Humanities are important because they, first and foremost, are involved with the pursuit of knowledge. Life is not as simple as an equation with a guaranteed solution. Some of the problems that a person will encounter do not have a clear remedy. The humanities give students a level of critical thinking that they will carry with them into their careers, personal relationships, and life’s ambitions.
The ability to even consider two conflicting ideas and make judgements are at the essence of being human. While some individuals may assume that the humanities as a field do not offer the same opportunities as a hard science, there remains confusion surrounding what exactly differentiates the humanities from science.

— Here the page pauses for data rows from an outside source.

# baaivision/Painter

Hardware: AMD Instinct MI355X
Metric: images/sec (896x448 pairs) ViT-L fwd+bwd (higher is better)
Workload: dtype bf16; 1 GPU; painter_vit_large_patch16_input896x448 bf16 batch=8/GPU fwd+bwd on 1xMI355X (BASELINE configs[1]); global_batch=8, image=896x448x3 stitched pair, mode=train (DropPath 0.1), parallelism=dp1, rccl_ranks=0, backend=n/a, grad_allreduce=n/a

## Files before the change

### include/painter_hip.h

```cpp
#ifndef PAINTER_HIP_H
#define PAINTER_HIP_H

#include <stdint.h>

#ifdef __cplusplus
extern "C" {
#endif

#ifndef __HIP__
typedef struct ihipStream_t* hipStream_t;
#endif

enum { PA_F32 = 0, PA_BF16 = 1 };
enum {
    PA_EPI_BIAS = 0,
    PA_EPI_BIAS_F32 = 1,
    PA_EPI_BIAS_GELU = 2,
    PA_EPI_BIAS_RESID = 3
};

#define PA_ABI_VERSION 6
int pa_abi_version(void);
int pa_debug_set(int which, int value);
int pa_debug_get(int which);

int pa_linear_fwd(int dtype, int epilogue, const void* x , int64_t ldx, const void* w ,
                  const float* bias , void* out, void* out2, int64_t ldo, const float* resid ,
                  const float* rowscale , int rows_per_sample, int M, int N, int K,
                  hipStream_t stream);
int pa_linear_pixshuf(int dtype, const void* x, int64_t ldx, const void* w , const float* bias,
                      void* out_nhwc, int batch, int Hp, int Wp, int P, int C, int K, hipStream_t stream);
int64_t pa_linear_dgrad_workspace_bytes(int M, int K);
int pa_linear_dgrad(int dtype, const void* dy , int64_t lddy, const void* w ,
                    const void* gelu_aux , void* dx , int64_t lddx, float* dx_colsum,
                    void* workspace, int M, int N, int K, hipStream_t stream);
int64_t pa_linear_wgrad_workspace_bytes(int dtype, int M, int N, int K);
int pa_linear_wgrad(int dtype, const void* dy , int64_t lddy, const void* x , int64_t ldx,
                    float* dw , void* workspace, int M, int N, int K, hipStream_t stream);
int64_t pa_colsum_workspace_bytes(int M, int N);
int pa_colsum(int dtype, const void* x , int64_t ld, int M, int N, float* out , void* workspace,
              hipStream_t stream);
int pa_slab_reduce(const float* in, float* out, int64_t n, int nz, int64_t stride, int accumulate, hipStream_t stream);

int pa_layernorm_fwd(int dtype, const float* x, int64_t ldx, const float* gamma, const float* beta, float eps,
                     void* y , int64_t ldy, float* mean, float* rstd,
                     int R, int D, hipStream_t stream);
int64_t pa_layernorm_bwd_workspace_bytes(int R, int D);
int pa_layernorm_bwd(int dtype, const void* dy, int64_t lddy, const float* x, int64_t ldx, const float* mean,
                     const float* rstd, const float* gamma, const float* dres, float* dx, int64_t lddx, void* dxT,
                     int64_t lddxT, const float* rowscale, int rows_per_sample, float* dgamma_dbeta, float* dxT_colsum,
                     void* workspace, int R, int D, hipStream_t stream);
int pa_layernorm_bwd_reduce(const void* workspace, float* dgamma_dbeta, float* dxT_colsum, int with_colsum, int R, int D,
                            hipStream_t stream);

int pa_relpos_rows_padded(int Hp, int Wp);
int pa_relpos_pack(int dtype, const float* rel_pos_h, const float* rel_pos_w, void* rcat, int Hp, int Wp, int head_dim,
                   hipStream_t stream);
int pa_relpos_pack_batch(int dtype, const void* tabs, void* rcat, void* rcatT, int nblocks, int Hp, int Wp, int head_dim, hipStream_t stream);
int64_t pa_attn_tables_bytes(int dtype, int batch, int L, int heads, int Hp, int Wp, int head_dim);
int pa_attn_set_generation(int generation);
int pa_attn_launch_counts(long long* out6);
int pa_attn_trace(int enable, unsigned long long* host_out);
int pa_attn_fwd(int dtype, const void* qkv, int64_t ldq, const void* rcat, void* out, int64_t ldo, float* lse,
                void* tables, int batch, int L, int heads, int Hp, int Wp, int head_dim, float scale, hipStream_t stream);
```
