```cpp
int lg_ppo_minibatch_backward(lg_ppo *p, int epoch, int mb) {
    (void)epoch;
    if (rnn_update_refused(p)) return -6;
    PpoDev &d = p->dev;
    const int R = d.mb_rows;
    if (p->grads_dirty) (void)hipMemsetAsync(d.grads, 0, (size_t)(d.num_params + 2) * sizeof(float), p->stream);
    p->grads_dirty = 1;
    auto use_set = [&](PpoDev &dev, int k) {
        const lg_ppo::MbSet &m = p->mbset[k];
        dev.mb_obs = m.obs; dev.mb_critic_obs = m.critic_obs; dev.mb_actions = m.actions; dev.mb_mu = m.mu; dev.mb_scalars = m.scalars;
    };
    if (p->mb_ready == mb) {
        p->mb_cur ^= 1;
        use_set(d, p->mb_cur);
    } else {
        ppok_gather(&d, mb, p->stream);
    }
    p->mb_ready = -1;
    p->mb_last = mb;
    Net &na = p->net[0], &nc = p->net[1];
    const int nl = na.nl, H3 = na.dims[nl - 1];
    const bool fuse = p->act_code == 1 && nl >= 2 && nc.dims[nl - 1] == H3 && (H3 == 128 || H3 == 64 || H3 == 32);
    if (p->rnn.H) {
        rnn_forward_seq(p, mb);
        forward(p, R, p->rnn.hout[0], p->rnn.hout[1], 3, fuse ? 1 : 0, true, false);
    } else
        forward(p, R, d.mb_obs, d.mb_critic_obs, 3, fuse ? 1 : 0, true, true);
    if (fuse) {
        ppok_head_fused(&d, H3, na.act[nl - 1], nc.act[nl - 1], na.dz[nl - 1], nc.dz[nl - 1], na.w_off[nl - 1], na.b_off[nl - 1],
                        nc.w_off[nl - 1], nc.b_off[nl - 1], na.b_off[nl - 2], nc.b_off[nl - 2], p->stream);
    } else {
        ppok_loss(&d, na.act[na.nl], nc.act[nc.nl], na.dz[na.nl], nc.dz[nc.nl], p->stream);
    }
    if (fuse && p->comm) reduce_layer_bucket(p, nl - 1, p->stream);
    if (p->rnn.H) {
        backward(p, R, p->rnn.hout[0], p->rnn.hout[1], fuse ? 1 : 0);
        rnn_backward_seq(p, mb);
    } else
        backward(p, R, d.mb_obs, d.mb_critic_obs, fuse ? 1 : 0);
    if (d.det64) ppok_det_fold(&d, p->stream);
    if (p->comm_rc) { const int rc = p->comm_rc; p->comm_rc = 0; return rc; }
    return launch_ok();
}

int lg_ppo_minibatch_step(lg_ppo *p) {
    int next = -1;
    PpoDev other = p->dev;
    if (p->cfg.num_mini_batches > 1 && p->mb_last >= 0) {
        next = (p->mb_last + 1) % p->cfg.num_mini_batches;
        const lg_ppo::MbSet &m = p->mbset[p->mb_cur ^ 1];
        other.mb_obs = m.obs; other.mb_critic_obs = m.critic_obs; other.mb_actions = m.actions; other.mb_mu = m.mu; other.mb_scalars = m.scalars;
    }
    if (ppok_step(&p->dev, (int)(p->update_count & 1), &other, next, p->stream)) p->mb_ready = next;
    p->mb_last = -1;
    p->grads_dirty = 0;
    p->params_dirty = 1;
    p->update_count++;
    return launch_ok();
}

int lg_ppo_end_update(lg_ppo *p) { p->step = 0; return 0; }

int lg_ppo_set_comm(lg_ppo *p, lg_comm *c) {
    if (c && p->rnn.H) { lg_set_error("lg_ppo_set_comm: the per-layer gradient buckets do not cover the LSTM of a recurrent learner; reduce the whole gradient buffer between lg_ppo_minibatch_backward and lg_ppo_minibatch_step instead"); return -14; }
    if (c && p->dev.det64) { lg_set_error("gradient buckets inside the backward pass cannot be combined with deterministic mode"); return -14; }
    p->comm = c;
    return 0;
}
// ... 61 lines not shown
```

legged_gym_dev_amd/csrc/ppo_device.h:

```cpp
#pragma once
#include "lg_device.h"

#define LG_PPO_MAX_A 16
#define LG_PPO_MAX_LAYERS (LG_MAX_HIDDEN + 1)

struct GemmArgs {
    const float *A[2], *B[2], *bias[2], *aux[2];
    float *C[2], *colsum[2];
    int M[2], N[2], K[2], lda[2], ldb[2], ldc[2], ldaux[2];
    int elu;
    const uint16_t *Bpl[2];
    int64_t pl_stride;
    int Kpl[2], ldbpl[2];
    int nstore[2];
    const float *det_base;
    long long *det64;
    int64_t det_n;
};

#define LG_PPO_MAX_SEG (2 * LG_PPO_MAX_LAYERS)

struct PpoDev {
    int N, T, A, O, OC, mb_rows, world, env_offset;
    int adaptive, clipped_value;
    uint64_t seed;
    float gamma, lam, clip, value_coef, entropy_coef, desired_kl, max_grad_norm;
    int64_t num_params;
    int off_std, off_bias_actor_head, off_bias_critic_head;
    float *params, *grads, *adam_m, *adam_v;
    float *st_obs, *st_critic_obs, *st_actions, *st_rewards, *st_values, *st_returns, *st_adv, *st_log_prob, *st_mu, *st_sigma;
    uint8_t *st_dones;
    float *act_actions, *act_values, *act_log_prob, *act_mu;
// ... 2 lines not shown
    float *noise;
    int32_t *perm;
    float *adv_partial;
    float *mb_obs, *mb_critic_obs, *mb_actions, *mb_mu, *mb_scalars;
    int Op, OCp;
    float *cur_reward_sum, *cur_episode_len, *ep_stats, *ep_ring;
    int32_t *ep_ring_count;
    float *head_part;
    uint16_t *wpl;
    int32_t *pl_dest;
    int64_t pl_stride;
    int nseg;
    int64_t seg_off[LG_PPO_MAX_SEG], seg_pl[LG_PPO_MAX_SEG];
    int seg_rows[LG_PPO_MAX_SEG], seg_cols[LG_PPO_MAX_SEG];
    long long *det64;
};

#define LG_DET_SCALE 1099511627776.0
__device__ __forceinline__ void det_add64(long long *q, float v) {
    atomicAdd(reinterpret_cast<unsigned long long *>(q), (unsigned long long)__double2ll_rn((double)v * LG_DET_SCALE));
}
__device__ __forceinline__ void acc_add(const PpoDev &P, float *p, float v) {
    if (!P.det64) { atomicAdd(p, v); return; }
    long long i;
    if (p >= P.grads && p < P.grads + P.num_params + 2) i = p - P.grads;
    else if (p >= P.loss_acc && p < P.loss_acc + 4) i = P.num_params + 2 + (p - P.loss_acc);
    else i = P.num_params + 6 + (p - P.adv_partial);
    det_add64(P.det64 + i, v);
}
__device__ __forceinline__ void acc_add(const GemmArgs &g, float *p, float v) {
// ... 33 lines not shown
```
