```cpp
struct MbSplitPrepared {
  uint32_t histograms[3][258 + 26];
  BlockSplitCode code[3];
};
BR_DEV void mb_item_write_header(const MbBuffers& B, uint32_t m, HuffmanScratch* sc, uint64_t* staging = nullptr, MbSplitPrepared* prepared = nullptr) {
  const MbDesc d = B.descs[m];
  MbResult& r = B.results[m];
  if (d.uncompressed) {
    r.header_bits = 0;
    return;
  }
  uint64_t* words = staging ? staging : B.header_words + (size_t)m * B.header_stride;
  if (!staging)
    for (uint32_t i = 0; i < B.header_stride; ++i) words[i] = 0;
  BitSink out;
  out.words = words;
  out.pos = 0;
  br_store_compressed_meta_block_header(d.is_last != 0, d.end - d.start, out);
  BlockSplitCode own_code;
  for (uint32_t kind = 0; kind < 3; ++kind) {
    BlockSplitCode& code = prepared ? prepared->code[kind] : own_code;
    for (int i = 0; i < 258; ++i) {
      code.type_depths[i] = 0;
      code.type_bits[i] = 0;
    }
    for (int i = 0; i < 26; ++i) {
      code.length_depths[i] = 0;
      code.length_bits[i] = 0;
    }
    br_build_and_store_block_split_code(B.block_types[kind] + d.block_base[kind], B.block_lengths[kind] + d.block_base[kind],
                                        r.num_blocks[kind], r.num_types[kind], sc, &code,
                                        B.switch_bits[kind] + d.block_base[kind], B.switch_nbits[kind] + d.block_base[kind], out,
                                        prepared ? prepared->histograms[kind] : nullptr);
  }
  out.put(2, d.dist_postfix_bits);
  out.put(4, d.num_direct_distance_codes >> d.dist_postfix_bits);
  for (uint32_t i = 0; i < r.num_types[kSplitLiteral]; ++i) out.put(2, d.context_mode);
  if (d.hq) {
    uint32_t* scratch = B.ctxmap_scratch + (size_t)m * (2 * 256 * 64);
    br_encode_context_map(B.hq_ctx_map[0] + d.hq_ctx_map_base[0], r.num_types[kSplitLiteral] << 6, r.num_histos[kSplitLiteral], scratch, sc, out);
    br_encode_context_map(B.hq_ctx_map[1] + d.hq_ctx_map_base[1], r.num_types[kSplitDistance] << 2, r.num_histos[kSplitDistance], scratch, sc, out);
  } else {
    if (d.num_contexts <= 1) {
      br_store_trivial_context_map(r.num_histos[kSplitLiteral], 6, sc, out);
    } else {
      uint32_t* cm = B.ctxmap_scratch + (size_t)m * (2 * 256 * 64);
      const uint32_t n = r.num_types[kSplitLiteral] << 6;
      for (uint32_t i = 0; i < r.num_types[kSplitLiteral]; ++i)
        for (uint32_t j = 0; j < 64; ++j) cm[(i << 6) + j] = i * d.num_contexts + br_static_context_map(d.context_map_id, j);
      br_encode_context_map(cm, n, r.num_histos[kSplitLiteral], cm + 256 * 64, sc, out);
    }
    br_store_trivial_context_map(r.num_histos[kSplitDistance], 2, sc, out);
  }
  for (uint32_t kind = 0; kind < 3; ++kind) {
    for (uint32_t i = 0; i < r.num_histos[kind]; ++i) {
      const uint32_t row_index = d.histo_base[kind] + i;
      mb_append_bits(out, B.tree_bits[kind] + (size_t)row_index * kTreeBitsWords, B.tree_nbits[kind][row_index]);
    }
  }
  r.header_bits = (uint32_t)out.pos;
}

BR_DEV uint32_t mb_find_by_lit(const MbBuffers& B, uint32_t i) {
  uint32_t lo = 0, hi = B.n_mb;
  while (hi - lo > 1) {
    const uint32_t mid = (lo + hi) >> 1;
    if (B.descs[mid].lit_base <= i) {
      lo = mid;
    } else {
      hi = mid;
    }
  }
  while (lo + 1 < B.n_mb && B.descs[lo].n_lits == 0 && B.descs[lo + 1].lit_base <= i) lo++;
  return lo;
}
BR_DEV uint32_t mb_find_by_cmd(const MbBuffers& B, uint32_t c) {
  uint32_t lo = 0, hi = B.n_mb;
  while (hi - lo > 1) {
    const uint32_t mid = (lo + hi) >> 1;
    if (B.descs[mid].cmd_offset <= c) {
      lo = mid;
    } else {
      hi = mid;
    }
  }
  return lo;
}

struct SymbolCode {
  uint64_t bits;
  uint32_t nbits;
};
// ... 102 lines not shown
  const size_t ix = ((size_t)d.histo_base[kSplitDistance] + histo) * kNumDistanceHistoSymbols + dist_code;
  sc.bits |= (uint64_t)B.bits[kSplitDistance][ix] << sc.nbits;
  sc.nbits += B.depth[kSplitDistance][ix];
  return sc;
}

BR_DEV void mb_item_literal_nbits(const MbBuffers& B, uint32_t i) { B.lit_nbits[i] = mb_literal_code(B, i).nbits; }

BR_DEV void mb_item_command_nbits(const MbBuffers& B, uint32_t c) {
  const uint32_t m = mb_find_by_cmd(B, c);
  const MbDesc& d = B.descs[m];
  if (d.uncompressed) {
    B.cmd_nbits[c] = 0;
    B.cmd_own_bits[c] = 0;
    return;
  }
  const Command cmd = B.cmds[c];
  SymbolCode own = mb_command_code(B, c, d, m);
  const SymbolCode dist = mb_distance_code(B, c, d, m);
  const uint32_t dist_extra_n = br_command_has_distance(cmd) ? (uint32_t)(cmd.dist_prefix_ >> 10) : 0;
  const uint32_t lit_bits = B.lit_nbits[B.cmd_lit_start[c + 1]] - B.lit_nbits[B.cmd_lit_start[c]];
  B.cmd_own_bits[c] = own.nbits;
  B.cmd_nbits[c] = own.nbits + lit_bits + dist.nbits + dist_extra_n;
}

BR_DEV void mb_put_bits_atomic(uint64_t* words, uint64_t pos, uint32_t nbits, uint64_t bits) {
  if (nbits == 0) return;
  const uint32_t sh = (uint32_t)(pos & 63u);
  uint64_t* w = words + (pos >> 6);
  BR_ATOMIC_OR_U64(w, bits << sh);
  if (sh + nbits > 64) BR_ATOMIC_OR_U64(w + 1, bits >> (64 - sh));
}

BR_DEV void mb_item_emit_command(const MbBuffers& B, uint32_t c) {
  const uint32_t m = mb_find_by_cmd(B, c);
  const MbDesc& d = B.descs[m];
  if (d.uncompressed) return;
  const Command cmd = B.cmds[c];
  const uint64_t base = B.mb_out_bit[m] + B.results[m].header_bits + (B.cmd_nbits[c] - B.cmd_nbits[d.cmd_offset]);
  {
    SymbolCode sc;
    sc.bits = 0;
    sc.nbits = 0;
    const uint32_t local = c - d.cmd_offset;
    bool at_switch;
    const uint32_t blk = mb_block_of(B, d, m, kSplitCommand, local, &at_switch);
    const uint32_t type = B.block_types[kSplitCommand][d.block_base[kSplitCommand] + blk];
    if (at_switch) {
      sc.bits = B.switch_bits[kSplitCommand][d.block_base[kSplitCommand] + blk];
      sc.nbits = B.switch_nbits[kSplitCommand][d.block_base[kSplitCommand] + blk];
    }
    uint64_t pos = base;
    mb_put_bits_atomic(B.out_words, pos, sc.nbits, sc.bits);
    pos += sc.nbits;
    const size_t ix = ((size_t)d.histo_base[kSplitCommand] + type) * kNumCommandSymbols + cmd.cmd_prefix_;
    mb_put_bits_atomic(B.out_words, pos, B.depth[kSplitCommand][ix], B.bits[kSplitCommand][ix]);
    pos += B.depth[kSplitCommand][ix];
    uint32_t en;
    const uint64_t eb = br_command_extra_bits(cmd, &en);
    mb_put_bits_atomic(B.out_words, pos, en, eb);
  }
  if (br_command_has_distance(cmd)) {
    const uint32_t lit_bits = B.lit_nbits[B.cmd_lit_start[c + 1]] - B.lit_nbits[B.cmd_lit_start[c]];
    uint64_t pos = base + B.cmd_own_bits[c] + lit_bits;
    const SymbolCode dc = mb_distance_code(B, c, d, m);
    mb_put_bits_atomic(B.out_words, pos, dc.nbits, dc.bits);
    pos += dc.nbits;
    mb_put_bits_atomic(B.out_words, pos, (uint32_t)(cmd.dist_prefix_ >> 10), cmd.dist_extra_);
  }
}

BR_DEV void mb_item_emit_literal(const MbBuffers& B, uint32_t i) {
  const uint32_t m = mb_find_by_lit(B, i);
  const MbDesc& d = B.descs[m];
  if (d.uncompressed) return;
  const uint32_t c = B.lit_cmd[i];
  const uint64_t pos = B.mb_out_bit[m] + B.results[m].header_bits + (B.cmd_nbits[c] - B.cmd_nbits[d.cmd_offset]) + B.cmd_own_bits[c] +
                       (B.lit_nbits[i] - B.lit_nbits[B.cmd_lit_start[c]]);
  const SymbolCode sc = mb_literal_code(B, i);
  mb_put_bits_atomic(B.out_words, pos, sc.nbits, sc.bits);
}

BR_DEV void mb_item_copy_bits_word(uint64_t* out, uint64_t dst_bit, const uint64_t* src, uint64_t nbits, uint64_t w) {
  const uint64_t first = w * 64;
  if (first >= nbits) return;
  uint32_t n = nbits - first >= 64 ? 64u : (uint32_t)(nbits - first);
  uint64_t v = src[w];
  if (n < 64) v &= (1ull << n) - 1;
  mb_put_bits_atomic(out, dst_bit + first, n, v);
}

}
#endif
```

### rust-brotli_amd/csrc/metablock_kernels.hip

```cpp
#include <hip/hip_runtime.h>

#include "device_api.h"
#include "device_scan.h"
#include "metablock_api.h"
#include "metablock_hq.h"

namespace brotli_mi355x {

size_t mb_scan_scratch_bytes(size_t n) { return scan_scratch_words(n) * 4 + 256; }

template <typename F>
__global__ __launch_bounds__(256) void k_for_each(uint32_t n, F f) {
  const uint32_t i = blockIdx.x * blockDim.x + threadIdx.x;
  if (i < n) f(i);
}
template <typename F>
static void for_each(uint32_t n, F f) {
  if (n == 0) return;
  hipLaunchKernelGGL(k_for_each<F>, dim3((n + 255) / 256), dim3(256), 0, BR_STREAM, n, f);
}
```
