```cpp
__global__ void scan_counts_kernel(const int* __restrict__ counts, long long* __restrict__ offsets, int n) {
    MSFM_TAIL_PRIO();
    __shared__ long long carry;
    __shared__ long long wtot[4];
    if (threadIdx.x == 0) carry = 0;
    __syncthreads();
    const int lane = threadIdx.x & 63, wave = threadIdx.x >> 6;
    for (int base = 0; base < n; base += 256) {
        const int i = base + threadIdx.x;
        long long v = (i < n) ? counts[i] : 0;
        long long incl = v;
#pragma unroll
        for (int m = 1; m < 64; m <<= 1) {
            const long long o = __shfl_up(incl, m);
            if (lane >= m) incl += o;
        }
        if (lane == 63) wtot[wave] = incl;
        __syncthreads();
        long long woff = carry;
        for (int w = 0; w < wave; ++w) woff += wtot[w];
        if (i < n) offsets[i] = woff + incl - v;
        __syncthreads();
        if (threadIdx.x == 0) carry += wtot[0] + wtot[1] + wtot[2] + wtot[3];
        __syncthreads();
    }
    if (threadIdx.x == 0) offsets[n] = carry;
}

__global__ void gather_kernel(const PairDesc* __restrict__ pairs, const int* __restrict__ counts,
                              const long long* __restrict__ offsets, const int2* __restrict__ st_qt,
                              const float* __restrict__ st_d, int2* __restrict__ out_qt,
                              float* __restrict__ out_d) {
    MSFM_TAIL_PRIO();
    const PairDesc pd = pairs[blockIdx.x];
    const int c = counts[blockIdx.x];
    const long long o = offsets[blockIdx.x];
    for (int i = threadIdx.x; i < c; i += blockDim.x) {
        out_qt[o + i] = st_qt[pd.out_off + i];
        out_d[o + i] = st_d[pd.out_off + i];
    }
}

}
```

Measured before the change: 6231 billion.

## Batch epilogue loads across passes and fold count scan into gather

The epilogue kernel now handles four 256-element passes per iteration. It issues all forward, reverse-certify and cross-check KNN loads up front, pinned in registers, so their memory latency overlaps. It also merges the separate reverse order-sensitivity loop into the same pass and replaces per-wave shared atomics with a per-thread count reduced at the end. The single-block scan kernel is removed: each gather block now computes its own prefix offset by summing the counts of all earlier pairs. That saves a launch and a serial scan but costs O(P^2) total reads of the counts array when P is large.

Result: no change. 6227 billion, median of 3 (-0.1%).

```diff
diff --git a/monocularsfm_amd/csrc/msfm_job.hip.h b/monocularsfm_amd/csrc/msfm_job.hip.h
--- a/monocularsfm_amd/csrc/msfm_job.hip.h
+++ b/monocularsfm_amd/csrc/msfm_job.hip.h
@@ -229,9 +229,6 @@
             d_st_qt = SC.d_st2_qt.as<int2>();
             d_st_d = SC.d_st2_d.as<float>();
         }
-        hipLaunchKernelGGL(scan_counts_kernel, dim3(1), dim3(256), 0, SC.stream, d_counts,
-                           SC.d_offsets.as<long long>(), (int)P);
-        HIPCHK(ctx, hipGetLastError());
         hipLaunchKernelGGL(gather_kernel, dim3((unsigned)P), dim3(256), 0, SC.stream, SC.d_pairs.as<PairDesc>(),
                            d_counts, SC.d_offsets.as<long long>(), d_st_qt,
                            d_st_d, SC.d_sub_qt.as<int2>(), SC.d_sub_d.as<float>());
diff --git a/monocularsfm_amd/csrc/msfm_kernels.hip.h b/monocularsfm_amd/csrc/msfm_kernels.hip.h
--- a/monocularsfm_amd/csrc/msfm_kernels.hip.h
+++ b/monocularsfm_amd/csrc/msfm_kernels.hip.h
@@ -496,10 +496,18 @@
     const int* i0;
     const float* d0;
     const float* d1;
-    __device__ __forceinline__ void get(long long slot, bool , int& i, float& a, float& b) const {
-        i = i0[slot];
-        a = d0[slot];
-        b = d1[slot];
+    struct Raw {
+        int i;
+        float a, b;
+    };
+    __device__ __forceinline__ Raw head(long long slot) const { return Raw{i0[slot], d0[slot], d1[slot]}; }
+    __device__ __forceinline__ bool more(const Raw& ) const { return false; }
+    __device__ __forceinline__ void rest(long long , Raw& ) const {}
+    __device__ __forceinline__ void pin(Raw& r) const { asm volatile("" : "+v"(r.i), "+v"(r.a), "+v"(r.b)); }
+    __device__ __forceinline__ void value(const Raw& r, bool , int& i, float& a, float& b) const {
+        i = r.i;
+        a = r.a;
+        b = r.b;
     }
 };
 struct KnnFromKeys {
@@ -507,16 +515,29 @@
     const unsigned long long* best;
     const unsigned long long* second;
     int cap;
-    __device__ __forceinline__ void get(long long slot, bool reverse, int& i, float& a, float& b) const {
+    struct Raw {
+        float tu;
+        unsigned long long kb, ks;
+    };
+    __device__ __forceinline__ Raw head(long long slot) const { return Raw{tuv[slot], ~0ull, ~0ull}; }
+    __device__ __forceinline__ bool more(const Raw& r) const { return r.tu != -f_inf(); }
+    __device__ __forceinline__ void rest(long long slot, Raw& r) const {
+        r.kb = best[slot];
+        r.ks = second[slot];
+    }
+    __device__ __forceinline__ void pin(Raw& r) const { asm volatile("" : "+v"(r.tu), "+v"(r.kb), "+v"(r.ks)); }
+    __device__ __forceinline__ void value(const Raw& r, bool reverse, int& i, float& a, float& b) const {
         i = -1;
         a = b = kNoNeighbour;
-        if (tuv[slot] == -f_inf()) return;
-        const unsigned long long kb = best[slot], ks = second[slot];
+        if (r.tu == -f_inf()) return;
+        const unsigned long long kb = r.kb, ks = r.ks;
         if (kb != ~0ull) { i = (int)(unsigned)(kb & 0xffffffffu); a = sqrtf(__uint_as_float((unsigned)(kb >> 32))); }
         if (ks != ~0ull) b = sqrtf(__uint_as_float((unsigned)(ks >> 32)));
         else if (cap && reverse && kb != ~0ull) b = f_inf();
     }
 };
+
+constexpr int kEpiPasses = 4;
 
 template <class KNN>
 __global__ __launch_bounds__(256) void epilogue_kernel(const PairDesc* __restrict__ pairs, EpiParams prm, KNN knn,
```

Science seeks to improve the quality of life for millions through vaccines, disease prevention, and technological advancement. In the same way, if a person briefly looks at history, they will see the humanities improving cultures and giving people hope. For example, Islam, Judaism, and Christianity are all book religions. How many billions upon billions have been encouraged by these works? How many social and political movements have borrowed from these books to make a more just society?
Science and humanities are not that different when we break down how they affect society at large. Both fields offer opportunities, but the question is, “What kind of opportunity are you looking for?” Are we looking to simple make money? If so, how much money? Are we looking to right wrongs in our society? If so, then how many wrongs? How many laws, doctrines, governments need to be researched and investigated?
When we pit te humanities against the sciences, not including social sciences for which there are many: environmental studies, psychology, etc., we are playing a game that only an individual can decide for themselves. It isn’t a society’s job to dictate what a person should or should not learn. In the words of Hamlet, “To thine own self be true.”